私の中で“こさん”といったら人間国宝・柳家小さん師匠である。そんなもん、呼び捨てなんぞできん。



「どう呼ぶ?」



うわ、期待の目。



「こさぶ?」



…何もそんなに悲しそうな顔をするこたないじゃないか。



「じゃあ、伊三いささん」



あ、嬉しそうな顔になった。まあでも、実際には脳内でしか呼ばないだろうな。1対1で会話してたら名前呼ぶこともあまりないし、それにどうも私は男の人を名前で呼ぶのが照れくさくて苦手なのだ。けれど私自身は名前で呼ばれたかったりして、てへ。



「そういえば、私の名前って知ってる? その…今のじゃなくて。あっちで、生まれたときの」



「ああ、それも聞いてなかったのか」



そんな話をするタイミングもなかったし。第一、名前をつけてもらえてたんだかどうかもアヤシいもんだ。



「かお」



「えっ」



「果緒、と書く」



そう言って、彼はテーブルを指でなぞった。



「果緒…」



「お前さんの着物にな、“かお”と縫い取りがしてあったそうだ。それを見て薫と名付けたのだと、母上が言っておられた」



まったく。そんなエピソード、私でも知らない。本人より詳しいってのもどうだろうかと思うけど…けどまあ、好きな人が母親と私の名前の由来を話している。そんな光景を想像するのは、なかなか悪くなかった。私の名前は薫、という。子どもの頃は“かお”と呼ばれたりもした。だからその音に違和感はない。むしろ彼がそれを口にしたとき、うっかりドキッとしてしまったくらいだ。



けど。



私はパソコン上の「小松」の字を消し、かわりに「果緒」と打った。うん、この字面はやっぱり自分のものって感じしないね。
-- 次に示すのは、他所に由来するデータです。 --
template <int STAGES>
__global__ __launch_bounds__(512, 2) void gemm_nt_sp_kernel(const NtSpParams p) {
    extern __shared__ __attribute__((aligned(16))) char smem[];
    constexpr int ST = 51200;
    auto slot_base = [&](int t, int kind) __attribute__((always_inline)) {
        const int koff = kind == 0 ? 0 : (kind == 3 ? 9216 : (kind == 1 ? 18432 : 34816));
        return smem + (STAGES == 2 ? (t & 1) : (t % 3)) * ST + koff;
    };
    const int tid = threadIdx.x, lane = tid & 63;
    const int wid = __builtin_amdgcn_readfirstlane(tid >> 6);
    const int wr = wid >> 2, wc = wid & 3;
    int tm, pp, nhalf;
    {
        const int x = blockIdx.x & 7, jj = blockIdx.x >> 3;
        const int seq = jj >> 5, w = jj & 31;
        const int period = seq >> 2, n = seq & 3, y = x & 3;
        int gsel, centre, idx;
        if (x < 4) { gsel = n >> 1; centre = n == 0; idx = n == 0 ? y : (n == 1 ? 8 + y : (n == 2 ? y : 4 + y)); }
        else { gsel = n >> 1; centre = n == 2; idx = n == 0 ? y : (n == 1 ? 4 + y : (n == 2 ? y : 8 + y)); }
        const int G = 2 * period + gsel;
        if (G * 16 >= p.tiles_m) return;
        pp = centre ? (5 + (idx & 1) + 4 * (idx >> 1)) : (idx < 5 ? idx : (idx == 5 ? 7 : (idx == 6 ? 8 : idx + 4)));
        tm = G * 16 + (w >> 1);
        nhalf = w & 1;
        if (tm >= p.tiles_m) return;
    }
    const bool is_centre = ((pp >> 2) == 1 || (pp >> 2) == 2) && ((pp & 3) == 1 || (pp & 3) == 2);
    const int slot = pp + (pp > 5) + (pp > 6) + (pp > 9) + (pp > 10);
    const int set = nt_sp_slot_set(slot);
    const int m0 = tm * 256;

    const int arow = wid * 16 + (lane >> 2);
    const int achunk = (lane & 3) ^ ((arow >> 2) & 3);
    const u16* const a_set = p.Ac + ((long)set * p.entries + m0) * 1024;
    int a_voff[2];
#pragma unroll
    for (int h = 0; h < 2; ++h) a_voff[h] = (((arow >> 6) * 128 + h * 64 + (arow & 63)) * 1024 + achunk * 8) * 2;
    const unsigned* const i_blk = p.Ic + ((long)(set * p.tiles_m + tm) * 2) * 32 * 256;
    const u16* const b_blk = p.B + (long)slot * 512 * 2048 + (long)(nhalf * 256) * 2048;
    const int lrow = lane >> 3, cpos = lane & 7;
    int b_voff[2][2];
#pragma unroll
    for (int q = 0; q < 2; ++q) {
        const int r = (wid * 2 + q) * 8 + lrow;
        const int chunk = (cpos ^ ((r >> 1) & 7)) << 3;
#pragma unroll
        for (int h = 0; h < 2; ++h) b_voff[h][q] = (((r >> 5) * 64 + h * 32 + (r & 31)) * 2048 + chunk) * 2;
    }
    const long a_pass = (long)p.entries * 1024, i_pass = (long)p.tiles_m * 2 * 32 * 256, b_pass = 512L * 2048;
    auto stage = [&](int kind, int t) __attribute__((always_inline)) {
        char* base = slot_base(t, kind);
        const int pass = t >> 5, tt = t & 31;
        if (kind == 0 || kind == 3) {
            const int h = kind ? 1 : 0;
            buf_load_lds16(a_set + pass * a_pass, a_voff[h], tt << 6, base + wid * 1024);
            if (wid == h) buf_load_lds16(i_blk + pass * i_pass, lane << 4, (h * 32 + tt) << 10, base + 8192);
        } else {
            buf_load_lds16(b_blk + pass * b_pass, b_voff[kind - 1][0], tt << 7, base + wid * 2048);
            buf_load_lds16(b_blk + pass * b_pass, b_voff[kind - 1][1], tt << 7, base + wid * 2048 + 1024);
        }
    };

    const int l31 = lane & 31, kh = lane >> 5;
    s16x8 af[2][2];
    unsigned ai[2];
    s16x8 bfr[2][2][2];
    auto read_a = [&](int h, int par) __attribute__((always_inline)) {
        const char* base = slot_base(par, h ? 3 : 0);
#pragma unroll
        for (int i = 0; i < 2; ++i) {
            const int r = wr * 64 + i * 32 + l31;
#pragma unroll
            for (int s = 0; s < 2; ++s)
                af[i][s] = *reinterpret_cast<const s16x8*>(base + r * 64 + (((2 * s + kh) ^ ((r >> 2) & 3)) << 4));
            ai[i] = *reinterpret_cast<const unsigned*>(base + 8192 + kh * 512 + r * 4);
        }
    };
    const int b_rd = (wc * 32 + l31) * 128, bsw = (l31 >> 1) & 7;
    auto read_b = [&](int par) __attribute__((always_inline)) {
#pragma unroll
        for (int h = 0; h < 2; ++h) {
            const char* base = slot_base(par, 1 + h) + b_rd;
#pragma unroll
            for (int s = 0; s < 2; ++s)
#pragma unroll
                for (int c = 0; c < 2; ++c)
                    bfr[h][s][c] = *reinterpret_cast<const s16x8*>(base + (((4 * s + 2 * c + kh) ^ bsw) << 4));
        }
    };

    f32x16 acc[4][2];
#pragma unroll
    for (int i = 0; i < 4; ++i)
#pragma unroll
        for (int j = 0; j < 2; ++j)
#pragma unroll
            for (int r = 0; r < 16; ++r) acc[i][j][r] = 0.f;
    auto mm = [&](int a, int s, int i, int j) __attribute__((always_inline)) {
        const bf16x8_sp av = __builtin_bit_cast(bf16x8_sp, af[i][s]);
        const s16x16_sp_t bw = __builtin_shufflevector(bfr[j][s][0], bfr[j][s][1], 0, 1, 2, 3, 4, 5, 6, 7, 8, 9, 10, 11, 12, 13, 14, 15);
        const bf16x16_sp bv = __builtin_bit_cast(bf16x16_sp, bw);
        if (s == 0) acc[2 * a + i][j] = __builtin_amdgcn_smfmac_f32_32x32x32_bf16(av, bv, acc[2 * a + i][j], (int)ai[i], 0, 0);
        else acc[2 * a + i][j] = __builtin_amdgcn_smfmac_f32_32x32x32_bf16(av, bv, acc[2 * a + i][j], (int)ai[i], 0, 1);
    };
    auto half = [&](int a) __attribute__((always_inline)) {
        __builtin_amdgcn_sched_barrier(0);
#pragma unroll
        for (int s = 0; s < 2; ++s)
#pragma unroll
            for (int i = 0; i < 2; ++i)
#pragma unroll
                for (int j = 0; j < 2; ++j) mm(a, s, i, j);
        SGC_PP_BARRIER();
    };

    const int nk = is_centre ? 64 : 32;
    if constexpr (STAGES == 2) {
        stage(0, 0); stage(1, 0); stage(2, 0); stage(3, 0);
        stage(0, 1); stage(1, 1); stage(2, 1);
        if (wid == 0) SGC_WAIT_VM(6); else SGC_WAIT_VM(5);
    } else {
        stage(0, 0); stage(1, 0); stage(2, 0); stage(3, 0);
        stage(0, 1); stage(1, 1); stage(2, 1); stage(3, 1);
        stage(0, 2); stage(1, 2); stage(2, 2);
        if (wid == 0) SGC_WAIT_VM(13); else if (wid == 1) SGC_WAIT_VM(12); else SGC_WAIT_VM(11);
    }
    __builtin_amdgcn_s_barrier();
    if (wr == 1) __builtin_amdgcn_s_barrier();
    auto close = [&](bool steady) __attribute__((always_inline)) {
        if (!steady) SGC_WAIT_VM(0);
        else if (STAGES == 2) { if (wid < 2) SGC_WAIT_VM(7); else SGC_WAIT_VM(6); }
        else { if (wid < 2) SGC_WAIT_VM(14); else SGC_WAIT_VM(12); }
        SGC_WAIT_LGKM0();
        SGC_PP_BARRIER();
    };
    auto tile = [&](int it, int par, auto steady_c) __attribute__((always_inline)) {
        constexpr bool STEADY = decltype(steady_c)::value;
        read_a(0, par); read_b(par);
        if (it + STAGES - 1 < nk) stage(3, it + STAGES - 1);
        close(STEADY);
        half(0);
        read_a(1, par);
        if (STEADY) { stage(0, it + STAGES); stage(1, it + STAGES); stage(2, it + STAGES); }
        close(STEADY);
        half(1);
    };
    int it = 0;
#pragma unroll 1
    for (; it + STAGES < nk; ++it) tile(it, it, std::true_type{});
#pragma unroll 1
    for (; it < nk; ++it) tile(it, it, std::false_type{});
    if (wr == 0) __builtin_amdgcn_s_barrier();

    NtParams q{};
    q.C = p.C; q.M = p.entries; q.ldc = 16 * 512; q.bias = nullptr;
    nt_epilogue_store16<ELEM_BF16>(q, acc, m0, pp * 512 + nhalf * 256, wr, wc, lane, wid, smem);
}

そして、その上に双子の姉の名前を打ってみる。伊三さんが教えてくれたのは、「志緒」という字。



志緒

果緒



並べてみて、私はあることに気がつく。



志を果たせ、か──。



それはなんだか……小学生のころに忘れた宿題を今ごろになって指摘されたような。そんな気分にさせたのだった。




=====

夏の夜は明るい。軽く残業をしてもまだ、明るいうちに家に帰れる。なんてステキ!



9日後には伊三さんが来る。布団は土日に干すとして…夏用の掛け布団を買わないといけないな。とりあえずすぐに使うものだけ買っておいて、あとは一緒に買いに行こう。



朝から何度もくり返した計画を頭の中にまた並べながら、駅の改札を抜ける。ええ、浮かれていますが何か?
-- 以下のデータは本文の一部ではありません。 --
OT_DEV V3 cross3(const V3& a, const V3& b) {
    V3 n;
    n.x = a.y * b.z - a.z * b.y;
    n.y = a.z * b.x - a.x * b.z;
    n.z = a.x * b.y - a.y * b.x;
    return n;
}

OT_DEV double ot_sqrt(double x) {
    double y = __builtin_amdgcn_rsq(x);
    double g = x * y;
    double h = 0.5 * y;
    double r = __builtin_fma(-h, g, 0.5);
    g = __builtin_fma(g, r, g);
    h = __builtin_fma(h, r, h);
    double d = __builtin_fma(-g, g, x);
    g = __builtin_fma(d, h, g);
    d = __builtin_fma(-g, g, x);
    g = __builtin_fma(d, h, g);
    return (x == 0.0 || x == __builtin_inf()) ? x : g;
}

OT_DEV double ot_rcp3(double d) {
    double r = __builtin_amdgcn_rcp(d);
    r = __builtin_fma(__builtin_fma(-d, r, 1.0), r, r);
    return __builtin_fma(__builtin_fma(-d, r, 1.0), r, r);
}

OT_DEV double ot_div_r(double n, double d, double r) {
    double q = n * r;
    return __builtin_fma(__builtin_fma(-d, q, n), r, q);
}

OT_DEV double ot_rsqrt(double x) {
    double y = __builtin_amdgcn_rsq(x);
    double e = __builtin_fma(-(x * y), y, 1.0);
    y = __builtin_fma(0.5 * y, e, y);
    e = __builtin_fma(-(x * y), y, 1.0);
    return __builtin_fma(0.5 * y, e, y);
}

OT_DEV V3 normalize3(const V3& a) {
    const double l = ot_sqrt(a.x * a.x + a.y * a.y + a.z * a.z);
    const double il = ot_rcp3(l);
    V3 r = {ot_div_r(a.x, l, il), ot_div_r(a.y, l, il), ot_div_r(a.z, l, il)};
    return r;
}

OT_HD double ot_div(double n, double d) {
#if defined(__HIP_DEVICE_COMPILE__)
    return ot_div_r(n, d, ot_rcp3(d));
#else
    return n / d;
#endif
}

OT_DEV V3 along(const V3& p, const V3& s, double t) {
    V3 r = {p.x + s.x * t, p.y + s.y * t, p.z + s.z * t};
    return r;
}

#include "ot_spline.hpp"

#define OT_HIT_CLOSED 0
#define OT_HIT_ILLINOIS 1
#define OT_HIT_SPLINE 2

template <class SF>
OT_HD double data_values_rel(SF& sf, double x, double y, PatchCache* pc = nullptr) {
    const double* t = sf.tab;
    const int n = sf.nk;
    double v;
    const UniformKnots ukv = {sf.ku_t0, sf.ku_h, sf.ku_inv_h, sf.ku_lo, sf.ku_hi,
                              (sf.ku_h > 0.0) ? OT_SPL_K + 1 : (1 << 30), n - OT_SPL_K - 2};
    const UniformKnots* const uk = &ukv;
    if (sf.kind == OT_SURF_DATA1D) {
        v = spl1_eval<OT_SPL_K>(t, n, t + n, sf.inv_h, hypot(x, y), uk, pc);
    } else {
        double xr = x, yr = y;
        if (sf.rot) {
            xr = x * sf.cna - y * sf.sna;
            yr = x * sf.sna + y * sf.cna;
        }
        v = spl2_eval<OT_SPL_K, OT_SPL_K>(t, n, t, n, t + n, sf.inv_h, xr, sf.sgn * yr, pc, uk);
    }
    return sf.sgn * (v - sf.offs);
}

template <class SF>
OT_HD void data_gradient(SF& sf, double x, double y, double& gx, double& gy, PatchCache* pc = nullptr) {
    const double* t = sf.tab;
    const int n = sf.nk;
    const UniformKnots ukv = {sf.ku_t0, sf.ku_h, sf.ku_inv_h, sf.ku_lo, sf.ku_hi,
                              (sf.ku_h > 0.0) ? OT_SPL_K + 1 : (1 << 30), n - OT_SPL_K - 2};
    const UniformKnots* const uk = &ukv;
    if (sf.kind == OT_SURF_DATA1D) {
        const double r = hypot(x, y);
        double d1;
        if (!spl1_grad_cached(t + n, r, uk, pc, d1)) d1 = spl1_eval<OT_SPL_K - 1>(t, n, t + 2 * n, sf.inv_h, r, uk);
        const double nr = sf.sgn * d1;
        const double rr = sqrt(x * x + y * y);
        gx = nr * ((rr > 0.0) ? x / rr : 1.0);
        gy = nr * ((rr > 0.0) ? y / rr : 0.0);
        return;
    }
    double xr = x, yr = y;
    if (sf.rot && !sf.deriv_unrot) {
        xr = x * sf.cna - y * sf.sna;
        yr = x * sf.sna + y * sf.cna;
    }
    const int nc = (n - OT_SPL_K - 1), ncx = (n - OT_SPL_K - 2) * nc;
    const double* c = t + n;
    double nxn, nyn;
    if (spl2_grad_cached(t, n, c, sf.inv_h, xr, sf.sgn * yr, pc, nxn, nyn, uk)) {
        nxn = nxn * sf.sgn;
    } else {
        nxn = spl2_eval<OT_SPL_K - 1, OT_SPL_K>(t + 1, n - 2, t, n, c + nc * nc, sf.inv_h, xr, sf.sgn * yr) * sf.sgn;
        nyn = spl2_eval<OT_SPL_K, OT_SPL_K - 1>(t, n, t + 1, n - 2, c + nc * nc + ncx, sf.inv_h, xr, sf.sgn * yr);
    }
    if (sf.rot) {
        gx = nxn * sf.cpa - nyn * sf.spa;
        gy = nxn * sf.spa + nyn * sf.cpa;
    } else {
        gx = nxn;
        gy = nyn;
    }
}
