@@ -186,12 +217,12 @@
           for (int j = 0; j < NB; ++j) acc[b][j] = f32x4{0.f, 0.f, 0.f, 0.f};
 #pragma unroll 1
         for (int p = 0; p < NPASS; ++p) {
-          const int seg = p * 8 * SPW + w * SPW + lane / LPS;
+          const int seg = WIDE ? p * (8 / WPS) + w / WPS : p * 8 * SPW + w * SPW + lane / LPS;
           const int xl = seg * SP_SEG;
           const int x0 = hf * SP_HALF + xl;
           f2 tp[9];
 #pragma unroll
-          for (int t = 0; t < 9; ++t) tp[t] = *reinterpret_cast<const f2*>(&stap[t][ch]);
+          for (int t = 0; t < 9; ++t) tp[t] = WIDE ? rtap[t] : *reinterpret_cast<const f2*>(&stap[t][ch]);
           f2 win[3][SP_SEG + 2];
 #pragma unroll
           for (int k = 0; k < SP_SEG + 2; ++k) {
@@ -210,7 +241,8 @@
             for (int ky = 0; ky < 3; ++ky)
 #pragma unroll
               for (int kx = 0; kx < 3; ++kx) d = __builtin_elementwise_fma(win[ky][jj + kx], tp[ky * 3 + kx], d);
-            *reinterpret_cast<unsigned*>(dt + (xl + jj) * DP + ch * 2) = x0 + jj < W ? sp_pack(d[0], d[1]) : 0u;
+            if (!WIDE || xl + jj < TPX)
+              *reinterpret_cast<unsigned*>(dt + (xl + jj) * DP + ch * 2) = x0 + jj < W ? sp_pack(d[0], d[1]) : 0u;
           }
         }
         sp_barrier();
@@ -218,16 +250,16 @@
         for (int b = 0; b < 5; ++b)
 #pragma unroll
           for (int s = 0; s < S; ++s) {
-            const bf16x8 ad = *reinterpret_cast<const bf16x8*>(dt + (b * 16 + fr) * DP + (s * 32 + fg * 8) * 2);
+            const bf16x8 ad = *reinterpret_cast<const bf16x8*>(dt + min(b * 16 + fr, TPX - 1) * DP + (s * 32 + fg * 8) * 2);
 #pragma unroll
             for (int j = 0; j < NB; ++j) acc[b][j] = __builtin_amdgcn_mfma_f32_16x16x32_bf16(wf[j][s], ad, acc[b][j], 0, 0, 0);
           }
 #pragma unroll
         for (int k = 0; k < KD; ++k) {
           const int c = tid + 512 * k;
-          const int pl = min(c / CH, SP_HALF - 1), qq = c % CH;
+          const int pl = min(c / CH, TPX - 1), qq = c % CH;
           const int px = hf * SP_HALF + pl;
-          const bool ok = c < SP_HALF * CH && px < W;
+          const bool ok = c < TPX * CH && px < W;
           const uint4 v = *reinterpret_cast<const uint4*>(dt + pl * DP + qq * 16);
           const unsigned off = ok ? (unsigned)(((prow + px) * CIN + qq * 8) * 2) : SP_OOB;
           __builtin_amdgcn_raw_buffer_store_b128(__builtin_bit_cast(i32x4, v), rD, (int)off, 0, 0);
@@ -237,15 +269,19 @@
         for (int b = 0; b < 5; ++b)
 #pragma unroll
           for (int j = 0; j < NB; ++j)
-            *reinterpret_cast<uint2*>(yt + (b * 16 + fr) * YP + ((w + 8 * j) * 16 + 4 * fg) * 2) =
-                make_uint2(sp_pack(acc[b][j][0], acc[b][j][1]), sp_pack(acc[b][j][2], acc[b][j][3]));
+            if (b * 16 + fr < TPX)
+              *reinterpret_cast<uint2*>(yt + (b * 16 + fr) * YP + ((w + 8 * j) * 16 + 4 * fg) * 2) =
+                  make_uint2(sp_pack(acc[b][j][0], acc[b][j][1]), sp_pack(acc[b][j][2], acc[b][j][3]));
         sp_barrier();
+        f2 rs1[4], rs2[4];
+#pragma unroll
+        for (int r = 0; r < 4; ++r) rs1[r] = rs2[r] = f2{0.f, 0.f};
 #pragma unroll
         for (int k = 0; k < KY; ++k) {
           const int c = tid + 512 * k;
-          const int pl = min(c / YC, SP_HALF - 1), qq = c % YC;
+          const int pl = min(c / YC, TPX - 1), qq = c % YC;
           const int px = hf * SP_HALF + pl;
-          const bool ok = c < SP_HALF * YC && px < W;
+          const bool ok = c < TPX * YC && px < W;
           const uint4 v = *reinterpret_cast<const uint4*>(yt + pl * YP + qq * 16);
           const unsigned off = ok ? (unsigned)(((prow + px) * COUT + qq * 8) * 2) : SP_OOB;
           __builtin_amdgcn_raw_buffer_store_b128(__builtin_bit_cast(i32x4, v), rY, (int)off, 0, 0);
@@ -254,9 +290,21 @@
 #pragma unroll
             for (int r = 0; r < 4; ++r) {
               const f2 y = f2{sp_lo(u4[r]), sp_hi(u4[r])};
-              s1[r] += y;
-              s2[r] = __builtin_elementwise_fma(y, y, s2[r]);
+              if constexpr (WIDE) {
+                rs1[r] += y;
+                rs2[r] = __builtin_elementwise_fma(y, y, rs2[r]);
+              } else {
+                s1[r] += y;
+                s2[r] = __builtin_elementwise_fma(y, y, s2[r]);
+              }
             }
+          }
+        }
+        if constexpr (WIDE) {
+#pragma unroll
+          for (int r = 0; r < 4; ++r) {
+            s1[r] += rs1[r];
+            s2[r] += rs2[r];
           }
         }
         sp_barrier();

時計を見るとまだ19時前。夕飯を買うか作るか思案しながら駅前を歩いていると、ふと、人の流れがおかしいことに気づいた。



「…なんかのロケとかじゃない?」「いや罰ゲームでしょ」「それありえなくない?」



きゃはは、と笑いながら通り過ぎていく女子高生の声に顔を上げ、通行人が遠巻きに避けて歩いている、その空間の中心を見やる。



……。



私は天を仰いだ。



かみさまかみさま。

私には何か憑き物が憑いているのでしょうか?



そこにいたのは、つるりとした月代の、紛うことなきお侍様。明らかにキョドっている様子を見るに、どうやら「迷子」のようだ。



…侍を引き寄せる力とか、そんなのいらないっての。はァ。けど、



(…ほっとけないよね)



ふー。ひと息吐いて気合いを入れ直し──私はその人のほうへ近づいていった。